◆ What you will do
In the data below, which lines contain "hipStreamCaptureStatusNone"? List them by copying each one.

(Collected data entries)
= = = =

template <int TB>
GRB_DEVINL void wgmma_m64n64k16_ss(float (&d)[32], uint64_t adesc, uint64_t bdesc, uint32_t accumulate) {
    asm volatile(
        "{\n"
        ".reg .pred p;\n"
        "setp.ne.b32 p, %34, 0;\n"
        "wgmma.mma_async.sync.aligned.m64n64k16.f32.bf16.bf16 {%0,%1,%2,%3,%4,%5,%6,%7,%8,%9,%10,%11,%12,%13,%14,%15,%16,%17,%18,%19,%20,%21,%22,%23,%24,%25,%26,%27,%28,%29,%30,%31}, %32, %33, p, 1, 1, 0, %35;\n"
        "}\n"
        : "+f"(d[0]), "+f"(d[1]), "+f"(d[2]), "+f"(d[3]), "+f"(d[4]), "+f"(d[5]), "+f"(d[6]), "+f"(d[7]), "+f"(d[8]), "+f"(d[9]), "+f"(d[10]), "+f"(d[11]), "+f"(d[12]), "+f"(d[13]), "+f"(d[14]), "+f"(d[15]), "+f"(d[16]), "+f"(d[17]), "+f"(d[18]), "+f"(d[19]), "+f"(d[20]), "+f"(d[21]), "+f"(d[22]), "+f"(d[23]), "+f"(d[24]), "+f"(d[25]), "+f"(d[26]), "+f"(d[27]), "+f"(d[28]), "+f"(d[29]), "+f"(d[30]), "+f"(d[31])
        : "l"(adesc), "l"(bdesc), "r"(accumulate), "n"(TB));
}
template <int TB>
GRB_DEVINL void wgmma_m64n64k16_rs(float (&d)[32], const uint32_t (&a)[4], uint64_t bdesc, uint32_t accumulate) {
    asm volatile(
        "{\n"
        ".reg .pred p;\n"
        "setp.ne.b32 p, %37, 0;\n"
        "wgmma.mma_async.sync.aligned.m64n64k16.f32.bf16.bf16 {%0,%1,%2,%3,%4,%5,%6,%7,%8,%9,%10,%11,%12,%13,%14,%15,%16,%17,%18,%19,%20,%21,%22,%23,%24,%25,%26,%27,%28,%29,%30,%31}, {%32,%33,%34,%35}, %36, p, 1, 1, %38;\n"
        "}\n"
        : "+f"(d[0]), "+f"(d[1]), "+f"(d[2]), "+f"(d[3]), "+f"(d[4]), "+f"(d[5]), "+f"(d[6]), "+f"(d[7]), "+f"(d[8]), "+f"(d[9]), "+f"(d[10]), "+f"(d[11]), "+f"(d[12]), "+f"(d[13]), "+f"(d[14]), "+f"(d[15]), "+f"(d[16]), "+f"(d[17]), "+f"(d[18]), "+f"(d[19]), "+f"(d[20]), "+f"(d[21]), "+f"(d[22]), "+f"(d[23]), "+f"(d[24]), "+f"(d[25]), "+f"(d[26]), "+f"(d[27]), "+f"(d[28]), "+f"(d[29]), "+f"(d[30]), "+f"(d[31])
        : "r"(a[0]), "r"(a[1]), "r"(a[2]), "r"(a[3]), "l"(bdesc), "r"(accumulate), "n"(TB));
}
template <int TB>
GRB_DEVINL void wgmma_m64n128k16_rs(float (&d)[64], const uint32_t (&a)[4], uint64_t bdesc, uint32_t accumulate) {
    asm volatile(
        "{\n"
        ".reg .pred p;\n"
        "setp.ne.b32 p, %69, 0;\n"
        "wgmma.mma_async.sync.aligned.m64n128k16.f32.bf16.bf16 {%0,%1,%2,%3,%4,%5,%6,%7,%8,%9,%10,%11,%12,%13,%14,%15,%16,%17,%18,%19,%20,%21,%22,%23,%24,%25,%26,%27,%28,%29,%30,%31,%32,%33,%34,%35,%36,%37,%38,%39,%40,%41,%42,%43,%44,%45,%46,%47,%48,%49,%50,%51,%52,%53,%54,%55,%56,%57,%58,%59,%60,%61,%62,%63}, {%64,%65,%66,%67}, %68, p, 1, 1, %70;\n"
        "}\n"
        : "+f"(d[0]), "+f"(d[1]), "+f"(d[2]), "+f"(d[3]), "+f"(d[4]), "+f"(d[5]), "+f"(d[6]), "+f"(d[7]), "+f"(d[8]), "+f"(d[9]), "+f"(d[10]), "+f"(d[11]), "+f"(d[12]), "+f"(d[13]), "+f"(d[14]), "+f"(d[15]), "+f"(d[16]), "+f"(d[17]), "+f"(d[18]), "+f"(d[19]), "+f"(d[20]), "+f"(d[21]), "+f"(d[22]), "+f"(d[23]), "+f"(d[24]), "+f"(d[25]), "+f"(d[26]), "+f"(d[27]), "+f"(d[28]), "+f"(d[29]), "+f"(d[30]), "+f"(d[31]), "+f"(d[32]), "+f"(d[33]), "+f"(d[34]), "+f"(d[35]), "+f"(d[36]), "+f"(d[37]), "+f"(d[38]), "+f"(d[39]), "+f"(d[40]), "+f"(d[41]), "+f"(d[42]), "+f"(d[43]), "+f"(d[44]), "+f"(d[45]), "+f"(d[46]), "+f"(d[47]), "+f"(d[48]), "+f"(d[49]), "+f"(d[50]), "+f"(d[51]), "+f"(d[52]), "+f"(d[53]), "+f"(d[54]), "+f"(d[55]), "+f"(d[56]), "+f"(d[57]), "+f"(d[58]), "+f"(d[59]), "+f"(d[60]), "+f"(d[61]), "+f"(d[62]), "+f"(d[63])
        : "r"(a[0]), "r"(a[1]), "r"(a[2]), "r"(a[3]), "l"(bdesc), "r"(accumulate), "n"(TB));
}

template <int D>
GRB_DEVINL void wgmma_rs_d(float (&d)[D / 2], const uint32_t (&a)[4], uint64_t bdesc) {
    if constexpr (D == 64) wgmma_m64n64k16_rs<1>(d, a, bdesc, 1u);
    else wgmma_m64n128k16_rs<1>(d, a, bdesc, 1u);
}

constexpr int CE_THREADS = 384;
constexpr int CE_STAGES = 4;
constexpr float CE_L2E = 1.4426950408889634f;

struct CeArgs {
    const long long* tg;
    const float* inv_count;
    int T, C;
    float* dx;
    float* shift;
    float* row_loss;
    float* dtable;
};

= = = =

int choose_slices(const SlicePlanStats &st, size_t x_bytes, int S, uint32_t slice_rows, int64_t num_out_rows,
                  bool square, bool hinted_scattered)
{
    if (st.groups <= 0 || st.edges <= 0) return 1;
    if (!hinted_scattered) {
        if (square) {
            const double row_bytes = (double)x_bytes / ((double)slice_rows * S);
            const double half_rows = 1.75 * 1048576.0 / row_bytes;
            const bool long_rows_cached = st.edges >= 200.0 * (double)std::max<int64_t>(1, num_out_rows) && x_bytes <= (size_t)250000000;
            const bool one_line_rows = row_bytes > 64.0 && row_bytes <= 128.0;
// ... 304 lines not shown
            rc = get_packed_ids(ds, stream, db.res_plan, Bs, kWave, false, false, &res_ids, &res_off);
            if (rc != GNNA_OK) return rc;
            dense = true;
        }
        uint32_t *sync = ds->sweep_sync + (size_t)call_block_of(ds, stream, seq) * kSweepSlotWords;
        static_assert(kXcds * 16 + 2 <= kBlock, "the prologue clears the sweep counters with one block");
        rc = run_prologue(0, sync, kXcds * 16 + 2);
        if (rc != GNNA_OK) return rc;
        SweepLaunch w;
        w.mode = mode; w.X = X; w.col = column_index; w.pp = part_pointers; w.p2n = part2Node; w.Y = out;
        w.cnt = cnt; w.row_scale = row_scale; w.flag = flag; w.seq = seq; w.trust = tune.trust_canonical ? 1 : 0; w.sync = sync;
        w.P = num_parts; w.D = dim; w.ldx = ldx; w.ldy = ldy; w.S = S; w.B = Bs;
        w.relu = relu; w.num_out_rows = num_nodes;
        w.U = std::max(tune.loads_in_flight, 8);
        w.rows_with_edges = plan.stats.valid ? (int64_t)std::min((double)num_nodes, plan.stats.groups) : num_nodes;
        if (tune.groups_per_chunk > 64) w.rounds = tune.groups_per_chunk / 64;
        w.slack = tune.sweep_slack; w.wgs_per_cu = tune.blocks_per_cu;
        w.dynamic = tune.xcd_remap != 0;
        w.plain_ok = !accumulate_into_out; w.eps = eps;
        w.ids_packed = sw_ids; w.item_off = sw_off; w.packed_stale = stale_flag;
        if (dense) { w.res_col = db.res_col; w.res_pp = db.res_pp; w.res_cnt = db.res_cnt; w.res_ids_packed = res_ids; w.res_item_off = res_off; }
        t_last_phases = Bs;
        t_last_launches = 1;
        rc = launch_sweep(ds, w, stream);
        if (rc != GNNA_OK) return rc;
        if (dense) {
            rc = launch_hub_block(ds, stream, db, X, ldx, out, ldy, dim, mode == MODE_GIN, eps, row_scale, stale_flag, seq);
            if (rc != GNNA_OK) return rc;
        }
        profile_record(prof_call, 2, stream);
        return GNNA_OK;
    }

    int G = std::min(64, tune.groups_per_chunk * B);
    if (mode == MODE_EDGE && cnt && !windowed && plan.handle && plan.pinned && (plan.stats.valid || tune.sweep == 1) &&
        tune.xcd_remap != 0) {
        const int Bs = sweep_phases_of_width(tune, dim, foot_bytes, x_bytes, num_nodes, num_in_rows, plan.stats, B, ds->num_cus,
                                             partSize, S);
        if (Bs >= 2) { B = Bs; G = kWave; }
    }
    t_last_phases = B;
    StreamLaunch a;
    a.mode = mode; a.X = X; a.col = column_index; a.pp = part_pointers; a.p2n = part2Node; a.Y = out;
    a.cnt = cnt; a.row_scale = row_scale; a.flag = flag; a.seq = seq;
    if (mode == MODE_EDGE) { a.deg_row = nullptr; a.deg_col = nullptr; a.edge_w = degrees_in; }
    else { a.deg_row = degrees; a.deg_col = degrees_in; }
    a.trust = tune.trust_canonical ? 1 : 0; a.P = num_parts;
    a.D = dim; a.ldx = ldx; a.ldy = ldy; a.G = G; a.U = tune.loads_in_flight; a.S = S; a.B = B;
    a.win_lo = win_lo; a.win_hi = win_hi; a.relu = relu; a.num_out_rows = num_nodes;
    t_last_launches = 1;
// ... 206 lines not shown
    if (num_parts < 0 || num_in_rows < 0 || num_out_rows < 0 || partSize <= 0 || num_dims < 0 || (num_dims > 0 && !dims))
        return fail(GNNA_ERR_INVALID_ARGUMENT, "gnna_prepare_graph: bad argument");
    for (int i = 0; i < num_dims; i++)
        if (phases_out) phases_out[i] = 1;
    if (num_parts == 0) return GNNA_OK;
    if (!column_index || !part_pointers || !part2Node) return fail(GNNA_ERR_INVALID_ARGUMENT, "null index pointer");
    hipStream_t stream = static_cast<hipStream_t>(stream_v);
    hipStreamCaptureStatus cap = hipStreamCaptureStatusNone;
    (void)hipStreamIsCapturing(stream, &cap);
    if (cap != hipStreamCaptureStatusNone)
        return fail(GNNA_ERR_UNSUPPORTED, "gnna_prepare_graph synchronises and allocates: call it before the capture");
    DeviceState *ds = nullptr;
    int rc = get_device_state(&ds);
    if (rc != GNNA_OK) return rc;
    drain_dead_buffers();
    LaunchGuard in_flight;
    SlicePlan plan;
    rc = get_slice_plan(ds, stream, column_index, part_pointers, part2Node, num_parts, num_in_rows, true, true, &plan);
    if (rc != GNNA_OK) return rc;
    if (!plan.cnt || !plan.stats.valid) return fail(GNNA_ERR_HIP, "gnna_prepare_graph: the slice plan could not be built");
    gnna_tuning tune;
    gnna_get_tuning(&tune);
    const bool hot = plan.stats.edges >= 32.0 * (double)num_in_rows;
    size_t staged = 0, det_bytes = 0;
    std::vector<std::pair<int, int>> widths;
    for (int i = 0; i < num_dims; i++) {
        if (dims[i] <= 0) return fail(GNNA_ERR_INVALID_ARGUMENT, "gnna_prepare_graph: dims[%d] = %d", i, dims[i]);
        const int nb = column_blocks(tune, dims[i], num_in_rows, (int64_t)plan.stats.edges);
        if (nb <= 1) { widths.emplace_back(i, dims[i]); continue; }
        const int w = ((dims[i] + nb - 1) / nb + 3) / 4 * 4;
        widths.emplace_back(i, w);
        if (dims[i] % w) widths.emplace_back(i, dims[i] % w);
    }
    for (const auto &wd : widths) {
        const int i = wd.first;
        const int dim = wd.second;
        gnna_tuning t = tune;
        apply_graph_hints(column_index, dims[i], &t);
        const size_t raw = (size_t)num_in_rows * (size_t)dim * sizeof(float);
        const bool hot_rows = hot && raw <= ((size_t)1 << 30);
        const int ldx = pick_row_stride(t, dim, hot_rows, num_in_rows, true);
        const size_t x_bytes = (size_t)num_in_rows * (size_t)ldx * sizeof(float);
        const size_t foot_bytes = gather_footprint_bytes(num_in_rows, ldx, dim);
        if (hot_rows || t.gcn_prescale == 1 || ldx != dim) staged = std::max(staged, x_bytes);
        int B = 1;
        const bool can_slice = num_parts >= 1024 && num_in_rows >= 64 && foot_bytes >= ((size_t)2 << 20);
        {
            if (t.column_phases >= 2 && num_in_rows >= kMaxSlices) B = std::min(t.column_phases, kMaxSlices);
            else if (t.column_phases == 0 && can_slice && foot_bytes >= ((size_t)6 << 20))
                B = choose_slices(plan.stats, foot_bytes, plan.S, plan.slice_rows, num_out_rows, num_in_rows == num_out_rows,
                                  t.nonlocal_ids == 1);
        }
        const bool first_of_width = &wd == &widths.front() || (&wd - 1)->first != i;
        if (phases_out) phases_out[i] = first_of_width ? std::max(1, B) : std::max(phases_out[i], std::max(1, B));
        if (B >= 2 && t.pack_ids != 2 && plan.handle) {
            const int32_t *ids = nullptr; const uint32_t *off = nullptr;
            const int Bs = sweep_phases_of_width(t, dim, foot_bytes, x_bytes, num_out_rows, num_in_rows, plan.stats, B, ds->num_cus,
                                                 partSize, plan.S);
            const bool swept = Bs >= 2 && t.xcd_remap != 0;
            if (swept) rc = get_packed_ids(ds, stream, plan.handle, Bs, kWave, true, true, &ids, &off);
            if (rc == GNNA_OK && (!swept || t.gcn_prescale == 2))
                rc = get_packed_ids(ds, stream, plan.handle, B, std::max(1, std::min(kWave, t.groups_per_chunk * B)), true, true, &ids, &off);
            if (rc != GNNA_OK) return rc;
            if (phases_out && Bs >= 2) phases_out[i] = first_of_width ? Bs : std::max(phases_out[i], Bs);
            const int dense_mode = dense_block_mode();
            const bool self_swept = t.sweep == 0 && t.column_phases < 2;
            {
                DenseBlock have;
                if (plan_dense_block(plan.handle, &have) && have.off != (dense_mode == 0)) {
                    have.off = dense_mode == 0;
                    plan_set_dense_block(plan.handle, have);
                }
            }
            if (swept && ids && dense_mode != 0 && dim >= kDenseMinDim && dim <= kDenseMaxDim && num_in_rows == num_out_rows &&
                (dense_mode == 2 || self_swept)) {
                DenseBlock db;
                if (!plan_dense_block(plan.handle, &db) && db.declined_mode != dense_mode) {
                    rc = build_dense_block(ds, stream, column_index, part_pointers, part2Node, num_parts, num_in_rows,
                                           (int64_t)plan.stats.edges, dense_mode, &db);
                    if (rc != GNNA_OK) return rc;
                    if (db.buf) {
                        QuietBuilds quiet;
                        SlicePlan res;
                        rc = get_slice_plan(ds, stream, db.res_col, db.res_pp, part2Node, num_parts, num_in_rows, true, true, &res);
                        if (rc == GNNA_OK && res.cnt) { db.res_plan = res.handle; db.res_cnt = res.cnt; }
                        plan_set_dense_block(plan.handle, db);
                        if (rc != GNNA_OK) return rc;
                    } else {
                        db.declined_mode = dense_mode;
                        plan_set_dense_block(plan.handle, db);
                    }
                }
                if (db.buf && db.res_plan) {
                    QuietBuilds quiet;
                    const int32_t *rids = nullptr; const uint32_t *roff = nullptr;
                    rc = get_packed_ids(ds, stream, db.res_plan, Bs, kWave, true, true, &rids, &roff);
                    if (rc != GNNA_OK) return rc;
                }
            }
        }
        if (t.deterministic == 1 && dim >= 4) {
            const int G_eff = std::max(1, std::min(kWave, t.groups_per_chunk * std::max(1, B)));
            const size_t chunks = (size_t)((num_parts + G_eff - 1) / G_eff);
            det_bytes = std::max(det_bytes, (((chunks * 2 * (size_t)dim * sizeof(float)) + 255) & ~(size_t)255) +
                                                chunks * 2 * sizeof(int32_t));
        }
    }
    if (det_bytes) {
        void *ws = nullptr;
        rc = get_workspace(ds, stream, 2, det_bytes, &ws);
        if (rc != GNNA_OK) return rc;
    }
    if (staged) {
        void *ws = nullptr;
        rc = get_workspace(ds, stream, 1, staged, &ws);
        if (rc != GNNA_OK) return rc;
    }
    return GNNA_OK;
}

= = = =

◆ Result for this task
    hipStreamCaptureStatus cap = hipStreamCaptureStatusNone;
    if (cap != hipStreamCaptureStatusNone)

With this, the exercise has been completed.